◆ **Assigned task**: In the entries that follow, the lines from the one with "const bool lh" through the one with "switch (scene_kind(inst, P.nslot_shd))" are the ones to write out, exactly and with both ends included. Nothing else should appear.

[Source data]
▼▼▼
template <bool STATS, bool SPILL, int WAVES, int SK, bool Q, int LIST = WF_LIST_NONE, int NF = MFX_NF_ANY>
__global__ void __launch_bounds__(256, WAVES) k_shadow(WfParams P) {
    constexpr bool INST = SK == WF_SK_INST, SLDS = SK == WF_SK_SLDS;
    extern __shared__ int lds_all[];
#if MFX_NODE_F16
    const TopNodes tn{(const float4*)lds_all, P.ntop_shd, P.nodes_h};
#else
    const TopNodes tn{(const float4*)lds_all, P.ntop_shd};
#endif
    MfxInstance* inst_lds = (MfxInstance*)(lds_all + P.ntop_shd * 32);
    int4* slot_lds = (int4*)(inst_lds + (INST ? P.ninst_lds : 0));
    const int nslot = SLDS ? P.nslot_shd : 0;
    int* lds = (int*)(slot_lds + 5 * nslot);
    uint8_t* pend_base = (uint8_t*)(lds + 4 * P.stack_lds_shd * 64);
    uint32_t* red = (uint32_t*)(pend_base + 4 * PendShd::BYTES);
    MfxLight* light_lds = (MfxLight*)((int*)(red + 16) + 4 * 2 * WF_SHD_LIST);
    if (threadIdx.x < sizeof(MfxLight) / 8)
        ((double*)light_lds)[threadIdx.x] = ((const double*)P.light_dev)[threadIdx.x];
    if (threadIdx.x == 0)
        *(ShdPtrs*)(light_lds + 1) = ShdPtrs{P.ox, P.oy, P.oz, P.dx, P.dy, P.dz, P.vei, P.vls, P.vmat, P.rn, P.depth,
                                            P.shade, P.fstate, P.qslot, P.nox, P.noy, P.noz, P.ndx, P.ndy, P.ndz,
                                            P.nrn, P.ndepth, P.nstate, P.nslot, P.ncount, P.ctl, P.counters, P.state,
                                            P.qcount};
    SceneRefs* refs_lds = (SceneRefs*)((PixParams*)((ShdPtrs*)(light_lds + 1) + 1) + 1);
    if (threadIdx.x == 2)
        *refs_lds = SceneRefs{(const int32_t*)P.refs_dev[0], (const uint8_t*)P.refs_dev[1]};
    if (threadIdx.x == 1) {
// ... 35 lines not shown
    Scanner sc{};
    sc.shard = blockIdx.x & (WF_SHARDS - 1);
    int nshade = 0;
    int pend_lo = 0, pend_hi = 0;
    bool active = false;
    int s = 0;
    Trav T{};
    double scs = 0.0, ssolid = 0.0;
    int vflag = 0;
    uint32_t c_shadow = 0;
    Stats st{0, 0, 0};
#ifdef MFX_DIAG_OCCLUSION
    uint32_t dg_occ = 0, dg_occ_nodes = 0, dg_occ_leaves = 0;
#endif
    constexpr bool DG = MFX_DIAG_STAMPS == 2;
    DiagAcc dg{};
    if (DG) dg.last = stamp();

    while (true) {
        bool idle = !active;
        uint64_t m = __ballot(idle);
        while (m != 0) {
            if (pend_lo == pend_hi) {
                while (nshade < 64 && sc.window(C.ctl + WF_CTL_SHD, P.chunk_shd, shard_size, C.state, Q ? C.qcount : nullptr, C.ctl + WF_CTL_CLOSED_SHD)) {
                    if (DG) dg.windows++;
                    const int j = sc.win_next + lane;
                    const int sj = sc.word();
                    const int sv = sj & WF_STATE_MASK;
                    const bool hit = (sv & ~WF_FRESH) == WF_HIT;
                    if (Q && C.qslot && sv == WF_MISS) {
                        const int dw = C.depth[j];
                        if (dw >> WF_LIT_SHIFT) C.fstate[C.qslot[j]] = WF_DONE | ((dw >> WF_LIT_SHIFT) << WF_SHADE_SHIFT);
                    }
                    const uint64_t hm = __ballot(hit);
                    if (hit) {
                        const int r = nshade + __popcll(hm & lanes_below());
                        const bool lh = P.lit_in_hit && !(Q && C.qslot);
                        shl[r] = (sv & WF_FRESH) ? (j | (int)0x80000000) : (lh ? j | (int)(((unsigned)sj >> 29) << 28) : j);
                        shl[WF_SHD_LIST + r] = (int)(((unsigned)sj >> WF_SHADE_SHIFT) & (lh ? 0x1ffffffu : 0x0fffffffu));
                    }
                    nshade += __popcll(hm);
                    sc.advance(C.state);
                }
                wave_lds_sync();
                DIAG_MARK(dg, scan, DG);
                if (nshade == 0) break;
                const int cnt = nshade < 64 ? nshade : 64;
// ... 501 lines not shown
        switch (scene_kind(inst, P.nslot_ext)) {
            case WF_SK_INST: launch_extend_sk<WF_SK_INST>(P, ext_grid, stats, st, lds_e); break;
            case WF_SK_SLDS: launch_extend_sk<WF_SK_SLDS>(P, ext_grid, stats, st, lds_e); break;
            default: launch_extend_sk<WF_SK_FLAT>(P, ext_grid, stats, st, lds_e);
        }
    }
    if (ev) {
        const hipError_t e = hipEventRecord(ev[0], st);
        if (e != hipSuccess) return e;
    }
    switch (scene_kind(inst, P.nslot_shd)) {
        case WF_SK_INST: launch_shadow_sk<WF_SK_INST>(P, shd_grid, stats, st, lds_s); break;
        case WF_SK_SLDS: launch_shadow_sk<WF_SK_SLDS>(P, shd_grid, stats, st, lds_s); break;
        default: launch_shadow_sk<WF_SK_FLAT>(P, shd_grid, stats, st, lds_s);
    }
    return hipSuccess;
}
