template <int NC>
static int blend_fwd_launch(void* stream, int C, int width, int height, const float* rec,
                            const float* backgrounds, const int32_t* isect_offsets, const int32_t* tile_order,
                            const int32_t* flatten_ids, const int32_t* slots, int64_t n_isects, float* render_colors,
                            float* render_alphas, float* ckpt, int32_t* qlist, int32_t* qcnt, uint8_t* qmask,
                            int32_t* unit_desc, int64_t cap_units, int32_t* row_base, int64_t cap_rows, int32_t* walk_state,
                            float* ckpt_ext) {
    GS_REQUIRE(C >= 1 && width > 0 && height > 0 && n_isects >= 0, "C>=1, positive image size, n_isects>=0");
    GS_REQUIRE(isect_offsets && render_colors && render_alphas, "null pointer");
    const bool train = ckpt != nullptr;
    GS_REQUIRE(!train || (qlist && qcnt && qmask && unit_desc && row_base && walk_state && slots), "training mode needs every list output");
    GS_REQUIRE(!train || (cap_units >= kChunk * GS_WALK_RANGES && cap_units < (1ll << 26) && cap_rows >= 0 && cap_rows < (1ll << 31)),
               "training mode: 256 <= cap_units < 2^26 work units, cap_rows < 2^31 gradient rows");
    GS_REQUIRE(!train || n_isects < (1ll << 31) - kScanChunk, "training mode: the slots of a call are indexed by int32");
    static_assert(kScanPerThread == 32, "row_base_kernel writes two groups of 16 slots per thread");
    GS_REQUIRE(!train || (((uintptr_t)qmask & 15) == 0 && ((uintptr_t)row_base & 15) == 0 && ((uintptr_t)walk_state & 7) == 0),
               "training mode: qmask / row_base 16-byte aligned, walk_state 8-byte aligned");
    BlendFwdArgs a;
    a.C = C; a.W = width; a.H = height;
    a.tw = (width + GS_TILE - 1) / GS_TILE;
    a.tiles = a.tw * ((height + GS_TILE - 1) / GS_TILE);
    a.rec = reinterpret_cast<const float4*>(rec); a.bg = backgrounds; a.isect_offsets = isect_offsets;
    a.flatten_ids = flatten_ids; a.slots = slots;
    a.out_colors = render_colors; a.out_alphas = render_alphas;
    a.ckpt = reinterpret_cast<float4*>(ckpt); a.qlist = reinterpret_cast<int2*>(qlist); a.qcnt = qcnt; a.qmask = qmask;
    a.unit_desc = reinterpret_cast<int4*>(unit_desc); a.walk = walk_state; a.cap_units = (int)cap_units;
    a.tile_order = tile_order;
    a.guard = current_guard().info;
    a.flags = a.guard ? reinterpret_cast<unsigned long long*>(const_cast<int64_t*>(a.guard) + 3) : nullptr;
    const Rounds R = current_rounds();
    const int phase = (R.phase == 1 || R.phase == 4) ? 1 : (R.phase == 2 ? 2 : 0);
    a.solo = R.phase == 4 ? 1 : 0;
    GS_REQUIRE(R.phase != 4 || a.flags != nullptr, "depth rounds, front round alone: needs a step guard (gs_guard_set)");
    GS_REQUIRE(phase == 0 || C == 1, "depth rounds: one camera per call");
    GS_REQUIRE(phase == 0 || !train || R.tile_rec, "depth rounds, training mode: gs_rounds_set needs tile_rec");
    GS_REQUIRE(NC == 3 || phase == 0, "depth rounds render 3 channels only (tile_state holds T, r, g, b): clear gs_rounds_set");
    GS_REQUIRE(NC != 4 || !train || ckpt_ext, "channels = 4, training mode: ckpt_ext (cap_units * 64 floats) is required");
    a.rblk = R.blk; a.live = R.live; a.tstate = R.state; a.trec = reinterpret_cast<int4*>(R.tile_rec);
    GS_IF_CHECK(a.chk = g_bwd_check;)
    const unsigned n_tiles = (unsigned)(C * a.tiles);
    hipStream_t st = (hipStream_t)stream;
    constexpr int kFwdWaves = 4;
    const dim3 grid((n_tiles + kFwdWaves - 1) / kFwdWaves), block(64 * kFwdWaves);
    if (train) {
        const int walk_ints = (int)gs_walk_state_ints(n_isects);
        const unsigned cg = (unsigned)std::min<int64_t>(1024, std::max<int64_t>(1, (n_isects / 16 + 255) / 256));
        hipLaunchKernelGGL(qmask_clear_kernel, dim3(cg), dim3(256), 0, st, qmask, n_isects, walk_state, walk_ints, a.guard,
                           (const int64_t*)R.blk, phase);
        GS_LAUNCH_CHECK("qmask_clear_kernel");
        if constexpr (NC != 3) hipLaunchKernelGGL((chan_fwd_kernel<true, kFwdWaves, NC>), grid, block, 0, st, a, ckpt_ext);
        else if (phase == 1) hipLaunchKernelGGL((blend_fwd_kernel<true, kFwdWaves, 1>), grid, block, 0, st, a);
        else if (phase == 2) hipLaunchKernelGGL((blend_fwd_kernel<true, kFwdWaves, 2>), grid, block, 0, st, a);
        else hipLaunchKernelGGL((blend_fwd_kernel<true, kFwdWaves, 0>), grid, block, 0, st, a);
        GS_LAUNCH_CHECK("blend_fwd_kernel");
        if (phase == 1 && !a.solo) return GS_OK;
        RowScanArgs s;
        s.qmask = qmask; s.row_base = row_base; s.walk = walk_state; s.n_cap = n_isects; s.cap_rows = cap_rows;
        s.flags = a.flags; s.guard = a.guard; s.mirror = current_walk_mirror();
        const unsigned chunks = (unsigned)(n_isects / kScanChunk + 1);
        hipLaunchKernelGGL(row_count_kernel, dim3(chunks), dim3(kScanThreads), 0, st, s);
        hipLaunchKernelGGL(row_chunk_scan_kernel, dim3(1), dim3(1024), 0, st, s);
        hipLaunchKernelGGL(row_base_kernel, dim3(chunks), dim3(kScanThreads), 0, st, s);
        GS_LAUNCH_CHECK("row_base_kernel");
    } else {
        if constexpr (NC != 3) hipLaunchKernelGGL((chan_fwd_kernel<false, kFwdWaves, NC>), grid, block, 0, st, a, nullptr);
        else if (phase == 1) hipLaunchKernelGGL((blend_fwd_kernel<false, kFwdWaves, 1>), grid, block, 0, st, a);
        else if (phase == 2) hipLaunchKernelGGL((blend_fwd_kernel<false, kFwdWaves, 2>), grid, block, 0, st, a);
        else hipLaunchKernelGGL((blend_fwd_kernel<false, kFwdWaves, 0>), grid, block, 0, st, a);
        GS_LAUNCH_CHECK("blend_fwd_kernel");
    }
    return GS_OK;
}
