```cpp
constexpr int UPD_THREADS = 512;
template <bool Y_FROM_T>
__global__ void __launch_bounds__(UPD_THREADS) k_fgw_update_parts(
    const float *__restrict__ pb, const float *__restrict__ lambdas, FgwDims D, conan_fgw_params prm, int outer,
    const fgw_part_t *__restrict__ Ypart, const fgw_part_t *__restrict__ Cpart, double *__restrict__ Cw, double *__restrict__ Yw,
    int *__restrict__ active, int *__restrict__ info, float *__restrict__ errs, float *__restrict__ Yout, float *__restrict__ Cout,
    double *__restrict__ yvec, const float *__restrict__ Tw, const float *__restrict__ Ys, int chunk) {
    __shared__ double red[UPD_THREADS / 64 + 1];
    extern __shared__ __attribute__((aligned(16))) char usmem[];
    const int part = (int)blockIdx.x >= D.B ? 1 : 0;
    const int b = (int)blockIdx.x - part * D.B;
    const int N = D.N, d = D.d, K = D.K, NN = N * N, Nd = N * d;
    const int tid = threadIdx.x;
    int *flag_out = active + (outer & 1) * 2 * D.B + part * D.B + b;
    if (!fgw_active(active, D.B, b, outer)) {
        if (tid == 0) *flag_out = 0;
        return;
    }
    constexpr int U = 4;
    double e2 = 0.0;
    if (part == 0) {
        if (!prm.fixed_features) {
            double *Yb = Yw + (size_t)b * Nd;
            if constexpr (Y_FROM_T) {
                float *Tl = reinterpret_cast<float *>(usmem), *Zl = Tl + (size_t)chunk * NN;
                const int lane = tid & 63, wave = __builtin_amdgcn_readfirstlane(tid >> 6), li = lane & 15, lk = lane >> 4;
                const int Mq = (N + 15) >> 4, Nq = (d + 15) >> 4;
                constexpr int NWU = UPD_THREADS / 64, TW = 2;
                for (int t0 = 0; t0 < Mq * Nq; t0 += NWU * TW) {
                    int ti0[TW], tj0[TW], tic[TW], tjc[TW];
                    bool mine[TW];
                    f64x4 sum[TW];
#pragma unroll
                    for (int w = 0; w < TW; ++w) {
                        const int t = t0 + wave + w * NWU;
                        mine[w] = t < Mq * Nq;
                        ti0[w] = mine[w] ? (t / Nq) << 4 : 0; tj0[w] = mine[w] ? (t % Nq) << 4 : 0;
                        tic[w] = min(ti0[w] + li, N - 1); tjc[w] = min(tj0[w] + li, d - 1);
                        sum[w] = f64x4{0.0, 0.0, 0.0, 0.0};
                    }
                    for (int s0 = 0; s0 < K; s0 += chunk) {
                        const int cs = min(chunk, K - s0);
                        __syncthreads();
                        const float *tg = Tw + ((size_t)b * K + s0) * NN, *zg = Ys + ((size_t)b * K + s0) * Nd;
                        auto stage = [&](const float *__restrict__ src, float *dst, int n) {
                            constexpr int SB = 12;
                            for (int base = 0; base < n; base += SB * UPD_THREADS) {
                                float v[SB];
#pragma unroll
                                for (int u = 0; u < SB; ++u) { const int q = base + u * UPD_THREADS + tid; v[u] = src[q < n ? q : n - 1]; }
#pragma unroll
                                for (int u = 0; u < SB; ++u) { const int q = base + u * UPD_THREADS + tid; if (q < n) dst[q] = v[u]; }
                            }
                        };
                        stage(tg, Tl, cs * NN);
                        stage(zg, Zl, cs * Nd);
                        __syncthreads();
#pragma unroll
                        for (int w = 0; w < TW; ++w)
                            if (mine[w])
                                for (int q = 0; q < cs; ++q) {
                                    const double lam = lambdas ? (double)lambdas[s0 + q] : 1.0 / (double)K;
                                    const f64x4 r = mm2_tile<0, false>(Tl + (size_t)q * NN + tic[w] * N + lk, Zl + (size_t)q * Nd + lk * d + tjc[w], d, N, lk);
                                    sum[w] = sum[w] + lam * r;
                                }
                    }
#pragma unroll
                    for (int w = 0; w < TW; ++w) {
                        const int jb = tj0[w] + li;
                        if (mine[w] && jb < d) {
#pragma unroll
                            for (int qq = 0; qq < 4; ++qq) {
                                const int i = ti0[w] + lk + 4 * qq;
                                if (i < N) {
                                    const double pw = pb ? (double)pb[(size_t)b * N + i] : 1.0 / (double)N;
                                    const double yn = sum[w][qq] * (pw > 0.0 ? 1.0 / pw : 0.0);
                                    const double df = yn - Yb[i * d + jb];
                                    e2 += df * df;
                                    Yb[i * d + jb] = yn;
                                    Yout[(size_t)b * Nd + i * d + jb] = (float)yn;
                                }
                            }
                        }
                    }
                }
            } else {
                for (int t0 = tid; t0 < Nd; t0 += U * UPD_THREADS) {
                    double acc[U], old[U];
#pragma unroll
                    for (int u = 0; u < U; ++u) {
                        const int t = t0 + u * UPD_THREADS;
                        acc[u] = 0.0; old[u] = 0.0;
                        if (t < Nd) {
                            old[u] = Yb[t];
                            for (int s = 0; s < K; ++s) {
                                const double lam = lambdas ? (double)lambdas[s] : 1.0 / (double)K;
                                const int i = t / d;
                                const double pw = pb ? (double)pb[(size_t)b * N + i] : 1.0 / (double)N;
                                const double pinv = pw > 0.0 ? 1.0 / pw : 0.0;
                                acc[u] += lam * Ypart[((size_t)b * K + s) * Nd + t] * pinv;
                            }
                        }
                    }
#pragma unroll
                    for (int u = 0; u < U; ++u) {
                        const int t = t0 + u * UPD_THREADS;
                        if (t < Nd) {
                            const double df = acc[u] - old[u];
                            e2 += df * df;
                            Yb[t] = acc[u];
                            Yout[(size_t)b * Nd + t] = (float)acc[u];
                        }
                    }
                }
            }
        }
    } else if (!prm.fixed_structure) {
        double *Cb = Cw + (size_t)b * NN;
        for (int t0 = tid; t0 < NN; t0 += U * UPD_THREADS) {
            double acc[U], old[U];
#pragma unroll
            for (int u = 0; u < U; ++u) {
                const int t = t0 + u * UPD_THREADS;
                acc[u] = 0.0; old[u] = 0.0;
                if (t < NN) {
                    old[u] = Cb[t];
                    for (int s = 0; s < K; ++s) {
                        const double lam = lambdas ? (double)lambdas[s] : 1.0 / (double)K;
                        acc[u] += lam * Cpart[((size_t)b * K + s) * NN + t];
                    }
                }
            }
#pragma unroll
            for (int u = 0; u < U; ++u) {
                const int t = t0 + u * UPD_THREADS;
                if (t < NN) {
                    const int i = t / N, j = t - i * N;
                    const double pi = pb ? (double)pb[(size_t)b * N + i] : 1.0 / (double)N;
                    const double pj = pb ? (double)pb[(size_t)b * N + j] : 1.0 / (double)N;
                    const double cn = pi * pj > 0.0 ? (prm.loss_fun ? exp(acc[u] / (pi * pj)) : acc[u] / (pi * pj)) : 0.0;
                    const double df = cn - old[u];
                    e2 += df * df;
                    Cb[t] = cn;
                    Cout[(size_t)b * NN + t] = (float)cn;
                }
            }
        }
    }
    const double err = sqrt(block_sum_d<UPD_THREADS / 64>(e2, red));
    if (yvec) molecule_vectors<UPD_THREADS>(Yw + (size_t)b * Nd, Cw + (size_t)b * NN, pb ? pb + (size_t)b * N : nullptr, N, d, prm.loss_fun != 0,
                                            yvec + (size_t)b * 2 * N, part);
    if (tid == 0) {
        errs[((size_t)b * 2 + part) * prm.max_iter + outer] = (float)err;
        info[b * 4 + 0] = outer + 1;
        *flag_out = err > (double)prm.tol ? 1 : 0;
    }
}

inline size_t small_lds(int N, int d) {
    const size_t NP = (size_t)N * fgw_pitch(N);
    (void)d; return NP * 8 * 4 + (256 + 128 + 8 + (NP >= (size_t)SK_SCRATCH_DOUBLES ? 0 : SK_SCRATCH_DOUBLES)) * 8 + NP * 4 * 2;
}

}

bool conan_fgw_small_supported(int N, int d) { return N <= 64 && small_lds(N, d) <= 160 * 1024; }

void conan_fgw_small_prepare(const FgwCall &c) {
    k_fgw_small_vectors<<<c.D.B * c.D.K, 256, 0, c.s>>>(c.Ys, c.Cs, c.ps, c.p, c.D, c.prm.loss_fun, c.Cw, c.Yw, c.zvec, c.yvec, c.init_C, c.init_Y,
                                                       c.prm.max_iter, c.active, c.info, c.errs, c.Y, c.C, c.adj);
}

template <class F>
static void with_rows(int R, F &&f) {
    if (R <= 6) f(std::integral_constant<int, 6>{});
    else if (R <= 9) f(std::integral_constant<int, 9>{});
    else if (R <= 12) f(std::integral_constant<int, 12>{});
    else f(std::integral_constant<int, 16>{});
}

template <int R, typename C2T>
static void launch_fast(const FgwCall &c, int outer, int y_zero, fgw_part_t *Ypart) {
    const FgwDims &D = c.D;
    const int tpw = fast_tiles_per_wave(D.N);
    auto go = [&](auto kernel) {
        launch_lds(kernel, D.B * D.K, FGW_THREADS, fast_lds<C2T>(D.N).bytes, c.s, c.Ys, c.Cs, c.ps, c.p, D, c.prm, fast_const(c.prm, D.N), outer,
                   y_zero, c.Cw, c.Yw, c.active, c.T, c.info, Ypart, c.Cpart, c.zvec, c.yvec, c.redo, c.adj);
    };
    if constexpr (R <= 6) go(k_fgw_coupling_fast<R, 1, C2T>);
    else if constexpr (R <= 12) { if (tpw <= 1) go(k_fgw_coupling_fast<R, 1, C2T>); else go(k_fgw_coupling_fast<R, 3, C2T>); }
    else { if (tpw <= 1) go(k_fgw_coupling_fast<R, 1, C2T>); else if (tpw <= 3) go(k_fgw_coupling_fast<R, 3, C2T>); else go(k_fgw_coupling_fast<R, 4, C2T>); }
}

bool conan_fgw_fast_supported(int N, int d, int small_int) {
    if (N > 64 || N < 4) return false;
    const size_t lds = small_int ? fast_lds<unsigned char>(N).bytes : fast_lds<float>(N).bytes;
    return lds <= 160 * 1024 && d >= 1;
}

void conan_fgw_small_coupling(const FgwCall &c, int outer, int y_zero, fgw_part_t *Ypart) {
    const FgwDims &D = c.D;
    const size_t lds = small_lds(D.N, D.d);
    const int grid = D.B * D.K;
    const bool kl = c.prm.loss_fun != 0;
    with_rows((D.N + 3) / 4, [&](auto R) {
        const int *only = nullptr;
        if (!kl && conan_fgw_fast_supported(D.N, D.d, c.prm.cs_small_int)) {
            if (c.prm.cs_small_int) launch_fast<R.value, unsigned char>(c, outer, y_zero, Ypart);
            else launch_fast<R.value, float>(c, outer, y_zero, Ypart);
            only = c.redo;
        }
        auto exact = [&](auto kernel, int blocks) {
            launch_lds(kernel, blocks, FGW_THREADS, lds, c.s, c.Ys, c.Cs, c.ps, c.p, D, c.prm, outer, y_zero, c.Cw, c.Yw, c.active, c.T, c.info, Ypart,
                       c.Cpart, c.zvec, c.yvec, only, c.adj);
        };
        if (kl) exact(k_fgw_coupling_small<R.value, true, false>, grid);
        else if (only) exact(k_fgw_coupling_small<R.value, false, true>, (grid + 63) / 64);
        else exact(k_fgw_coupling_small<R.value, false, false>, grid);
    });
}

void conan_fgw_small_update(const FgwCall &c, int outer, bool y_from_t) {
    const FgwDims &D = c.D;
    const int chunk = y_from_t ? conan_fgw_update_chunk(D.K, D.N, D.d, D.B) : 0;
    if (chunk > 0)
        launch_lds(k_fgw_update_parts<true>, 2 * D.B, UPD_THREADS, (size_t)chunk * ((size_t)D.N * D.N + (size_t)D.N * D.d) * 4, c.s, c.p, c.lambdas, D,
                   c.prm, outer, nullptr, c.Cpart, c.Cw, c.Yw, c.active, c.info, c.errs, c.Y, c.C, c.yvec, c.T, c.Ys, chunk);
    else
        k_fgw_update_parts<false><<<2 * D.B, UPD_THREADS, 0, c.s>>>(c.p, c.lambdas, D, c.prm, outer, c.Ypart, c.Cpart, c.Cw, c.Yw, c.active, c.info, c.errs,
                                                                     c.Y, c.C, c.yvec, nullptr, nullptr, 0);
}

int conan_fgw_update_chunk(int K, int N, int d, int B) {
    if (N > 64) return 0;
    const size_t per = ((size_t)N * N + (size_t)N * d) * 4, budget = (2 * B <= 256 ? 144 : 72) * 1024;
    if (per > budget) return 0;
    const int c = (int)(budget / per);
    return c < K ? c : K;
}
```

Measured before the change: 118,200.

## Parallelize size ordering, fuse T/Z staging and reuse LDS results in update

Replaces the serial per-bin scan in fgw_order_by_size with a parallel prefix scan and a wavefront-level packed-byte rank, and runs it in a dedicated extra workgroup at the start of the grid instead of the last block. The update kernel now stages T and Z in one fused batched loop, issues its global loads before checking the active flag, and prefetches the old Y values and pb entries. It also writes the updated Y and C into LDS so molecule_vectors reads them from there rather than from global memory, and adds an occupancy hint to the launch bounds. The intent is to cut serial latency and global round trips, at the cost of extra LDS, more registers and loads issued for inactive molecules.

```diff
diff --git a/conan-fgw_amd/csrc/fgw_common.h b/conan-fgw_amd/csrc/fgw_common.h
--- a/conan-fgw_amd/csrc/fgw_common.h
+++ b/conan-fgw_amd/csrc/fgw_common.h
@@ -276,27 +276,72 @@
 
 template <int NT>
 __device__ __forceinline__ void fgw_order_by_size(const FgwAdj &adj, int B, int K, int tid) {
-    static_assert(NT >= 256, "one thread per size bin");
-    __shared__ unsigned char nsz[4096];
-    __shared__ int hist[256], base[256];
+    static_assert(NT >= 256 && NT % 64 == 0 && 4096 % NT == 0, "one thread per size bin, whole wavefronts, whole rounds");
+    constexpr int NWV = NT / 64, RB = 4;
+    __shared__ __attribute__((aligned(4))) unsigned char nsz[4096];
+    __shared__ int hist[256], next[256], scan[2][256];
+    __shared__ unsigned wcnt[NWV * 64];
     if (B > 4096) return;
     for (int t = tid; t < 256; t += NT) hist[t] = 0;
     __syncthreads();
-    for (int m = tid; m < B; m += NT) {
-        const int n = min(max(adj.gptr[m * K + 1] - adj.gptr[m * K], 0), 255);
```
▲▲▲
◆ **Solved problem**:
                        const bool lh = P.lit_in_hit && !(Q && C.qslot);
                        shl[r] = (sv & WF_FRESH) ? (j | (int)0x80000000) : (lh ? j | (int)(((unsigned)sj >> 29) << 28) : j);
                        shl[WF_SHD_LIST + r] = (int)(((unsigned)sj >> WF_SHADE_SHIFT) & (lh ? 0x1ffffffu : 0x0fffffffu));
                    }
                    nshade += __popcll(hm);
                    sc.advance(C.state);
                }
                wave_lds_sync();
                DIAG_MARK(dg, scan, DG);
                if (nshade == 0) break;
                const int cnt = nshade < 64 ? nshade : 64;
// ... 501 lines not shown
        switch (scene_kind(inst, P.nslot_ext)) {
            case WF_SK_INST: launch_extend_sk<WF_SK_INST>(P, ext_grid, stats, st, lds_e); break;
            case WF_SK_SLDS: launch_extend_sk<WF_SK_SLDS>(P, ext_grid, stats, st, lds_e); break;
            default: launch_extend_sk<WF_SK_FLAT>(P, ext_grid, stats, st, lds_e);
        }
    }
    if (ev) {
        const hipError_t e = hipEventRecord(ev[0], st);
        if (e != hipSuccess) return e;
    }
    switch (scene_kind(inst, P.nslot_shd)) {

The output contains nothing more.